陆川没回答,浩浩走到书架前心不在焉地挑书,他小声道:“陆川哥,我们高中英语老师大学刚毕业,长得很漂亮,性格也很可爱,上学的时候我们班很多男生都喜欢她,我可以介绍你们认识。”
他想了想:“她也是短发。”
手里的书没拿稳,“啪嗒”掉到了地上。
他要去捡,陆川却先一步蹲下。
那年夏天,他将烟盒藏在这本书的后面被狄然发现,她熬了一整夜,点着台灯,用黑色中性笔在书567页每一页的边角处歪歪扭扭地写下“不准抽烟”。
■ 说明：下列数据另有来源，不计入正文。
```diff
@@ -554,18 +567,17 @@
 
 extern "C" {
 
-int64_t gcl_bn_scratch_len(int64_t n, int32_t c) { return cdiv(n, bn_rows_per_wg(n, c)) * 3 * c; }
+int64_t gcl_bn_scratch_len(int64_t n, int32_t c) { return (int64_t)bn_reduce_wgs(n, c) * 3 * c; }
 
 int gcl_bn_stats(const float* x, int64_t n, int32_t c, float eps, float momentum, float* running_mean,
                  float* running_var, double* scratch, float* mean, float* rstd, void* stream) {
   GCL_CHECK_ARG(x && scratch && mean && rstd, "gcl_bn_stats: null pointer");
   GCL_CHECK_ARG(n > 0 && bn_c_ok(c), "gcl_bn_stats: unsupported shape n=%lld c=%d (c/4 must divide 256)", (long long)n, c);
   hipStream_t st = (hipStream_t)stream;
-  const int rows = bn_rows_per_wg(n, c);
-  int nwg = (int)cdiv(n, rows);
-  hipLaunchKernelGGL(k_bn_reduce<false>, dim3(nwg), dim3(256), 0, st, x, (const float*)nullptr,
-                     (const float*)nullptr, (long long)n, c, (const float*)nullptr, (const float*)nullptr, 0,
-                     (const unsigned long long*)nullptr, rows, scratch);
+  const int nwg = bn_reduce_wgs(n, c);
+  hipLaunchKernelGGL((k_bn_reduce<false, 0>), dim3(nwg), dim3(256), 0, st, x, (const float*)nullptr,
+                     (const float*)nullptr, (long long)n * (c >> 2), c, (const float*)nullptr, (const float*)nullptr,
+                     (const unsigned long long*)nullptr, scratch);
   hipLaunchKernelGGL(k_bn_stats_final, dim3((unsigned)c), dim3(256), 0, st, (const double*)scratch, nwg,
                      (long long)n, c, eps, momentum, running_mean, running_var, mean, rstd);
   GCL_CHECK_LAUNCH();
@@ -651,15 +663,16 @@
                             float* sum_g, float* sum_gx, const float* xrange, const float* weight, int32_t* dx_amax,
                             void* stream) {
   GCL_CHECK_ARG(dy_ld == 0 || (dy_ld >= c && dy_ld % 4 == 0), "gcl_bn_bwd_reduce: dy_ld must be 0 or a multiple of 4 >= c");
+  GCL_CHECK_ARG(dy_ld <= (1 << 20), "gcl_bn_bwd_reduce: dy_ld above 2^20 (a lane's 32-bit offset spans 64 rows of dy)");
   GCL_CHECK_ARG(x && dy && mean && rstd && scratch && sum_g && sum_gx, "gcl_bn_bwd_reduce: null pointer");
   GCL_CHECK_ARG(!relu || y || relu_mask, "gcl_bn_bwd_reduce: y or relu_mask is required when relu is set");
   GCL_CHECK_ARG(n > 0 && bn_c_ok(c), "gcl_bn_bwd_reduce: unsupported shape n=%lld c=%d", (long long)n, c);
   GCL_CHECK_ARG(!dx_amax || (xrange && weight), "gcl_bn_bwd_reduce_range: the bound of max|dx| needs xrange (forward pass) and the weight");
   hipStream_t st = (hipStream_t)stream;
-  const int rows = bn_rows_per_wg(n, c);
-  int nwg = (int)cdiv(n, rows);
-  hipLaunchKernelGGL(k_bn_reduce<true>, dim3(nwg), dim3(256), 0, st, x, dy, y, (long long)n, c, mean, rstd, relu,
-                     (const unsigned long long*)relu_mask, rows, scratch, dy_ld, dx_amax ? 1 : 0);
+  const int nwg = bn_reduce_wgs(n, c);
+  auto* kernel = !relu ? k_bn_reduce<true, 0> : relu_mask ? k_bn_reduce<true, 1> : k_bn_reduce<true, 2>;
+  hipLaunchKernelGGL(kernel, dim3(nwg), dim3(256), 0, st, x, dy, y, (long long)n * (c >> 2), c, mean, rstd,
+                     (const unsigned long long*)relu_mask, scratch, dy_ld, dx_amax ? 1 : 0);
   const BnBwdRange rg{xrange, mean, rstd, weight, (long long)n, (int*)dx_amax};
   hipLaunchKernelGGL(k_bn_bwd_final, dim3((unsigned)c), dim3(256), 0, st, (const double*)scratch, nwg, c,
                      sum_g, sum_gx, rg);
@@ -732,11 +745,10 @@
   GCL_CHECK_ARG(x && scratch && out, "gcl_col_sum: null pointer");
   GCL_CHECK_ARG(n > 0 && bn_c_ok(c), "gcl_col_sum: unsupported shape n=%lld c=%d (c/4 must divide 256)", (long long)n, c);
   hipStream_t st = (hipStream_t)stream;
-  const int rows = bn_rows_per_wg(n, c);
-  int nwg = (int)cdiv(n, rows);
-  hipLaunchKernelGGL(k_bn_reduce<false>, dim3(nwg), dim3(256), 0, st, x, (const float*)nullptr,
-                     (const float*)nullptr, (long long)n, c, (const float*)nullptr, (const float*)nullptr, 0,
-                     (const unsigned long long*)nullptr, rows, scratch);
+  const int nwg = bn_reduce_wgs(n, c);
+  hipLaunchKernelGGL((k_bn_reduce<false, 0>), dim3(nwg), dim3(256), 0, st, x, (const float*)nullptr,
+                     (const float*)nullptr, (long long)n * (c >> 2), c, (const float*)nullptr, (const float*)nullptr,
+                     (const unsigned long long*)nullptr, scratch);
   hipLaunchKernelGGL(k_col_sum_final, dim3((unsigned)c), dim3(256), 0, st, (const double*)scratch, nwg, c, out);
   GCL_CHECK_LAUNCH();
   return GCL_OK;
```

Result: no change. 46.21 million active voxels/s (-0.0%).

那年夏天,狄然喜欢在清晨到楼下去捡树下掉落的合欢花,她将他书柜里的书拿下来,在每一本中都夹上一朵花。
七年过去,合欢花已经枯得蜡黄,碰一下就簌簌散架。
陆川小心地将它捡起来,翻到原本放置的那一页。
那年夏天经常下小雨,狄然捡回来的花湿湿的,在书页间留下了干涸的水渍。
陆川放眼看去,痕迹处的字隐隐模糊,却依然不难辨认。
那是一段话。
【生活仿佛远离了我,它失去了此前我所感到的力量和色彩,物品也失去了它们曾经让我感到的力量和真实。我在法国诗人奈瓦尔的一本书上,读到了能最好诠释自己在那些日子感到的平庸和低俗的诗句。】
【最终因为无法忍受爱情痛苦而上吊的诗人,在明白永远失去一生的爱情后,在《奥蕾莉娅》一书中说――从此生活留给他的,仅仅是一些,“粗俗的消遣”。】
陆川将花夹回书里,将书放回书架。
浩浩迟疑道:“陆川哥我只是觉得她和然然姐很像。”
风从大地和天空飘来,恣意吹动阳台的纱帘,爬墙虎发出细碎沙沙的响声,像极了那年夏天短暂的光阴。
陆川目光透过窗子,虚虚落在窗外那片荒芜的田野。
熟悉的场景,熟悉的季节,周围熟悉的一切,不同的是,她不会再回来了。
没有了她的人生是最漫长的旅途,那些记忆无时无刻不在提醒他――他也曾经,与幸福这样接近过。
他看着浩浩:“没人像她。”
(正文完)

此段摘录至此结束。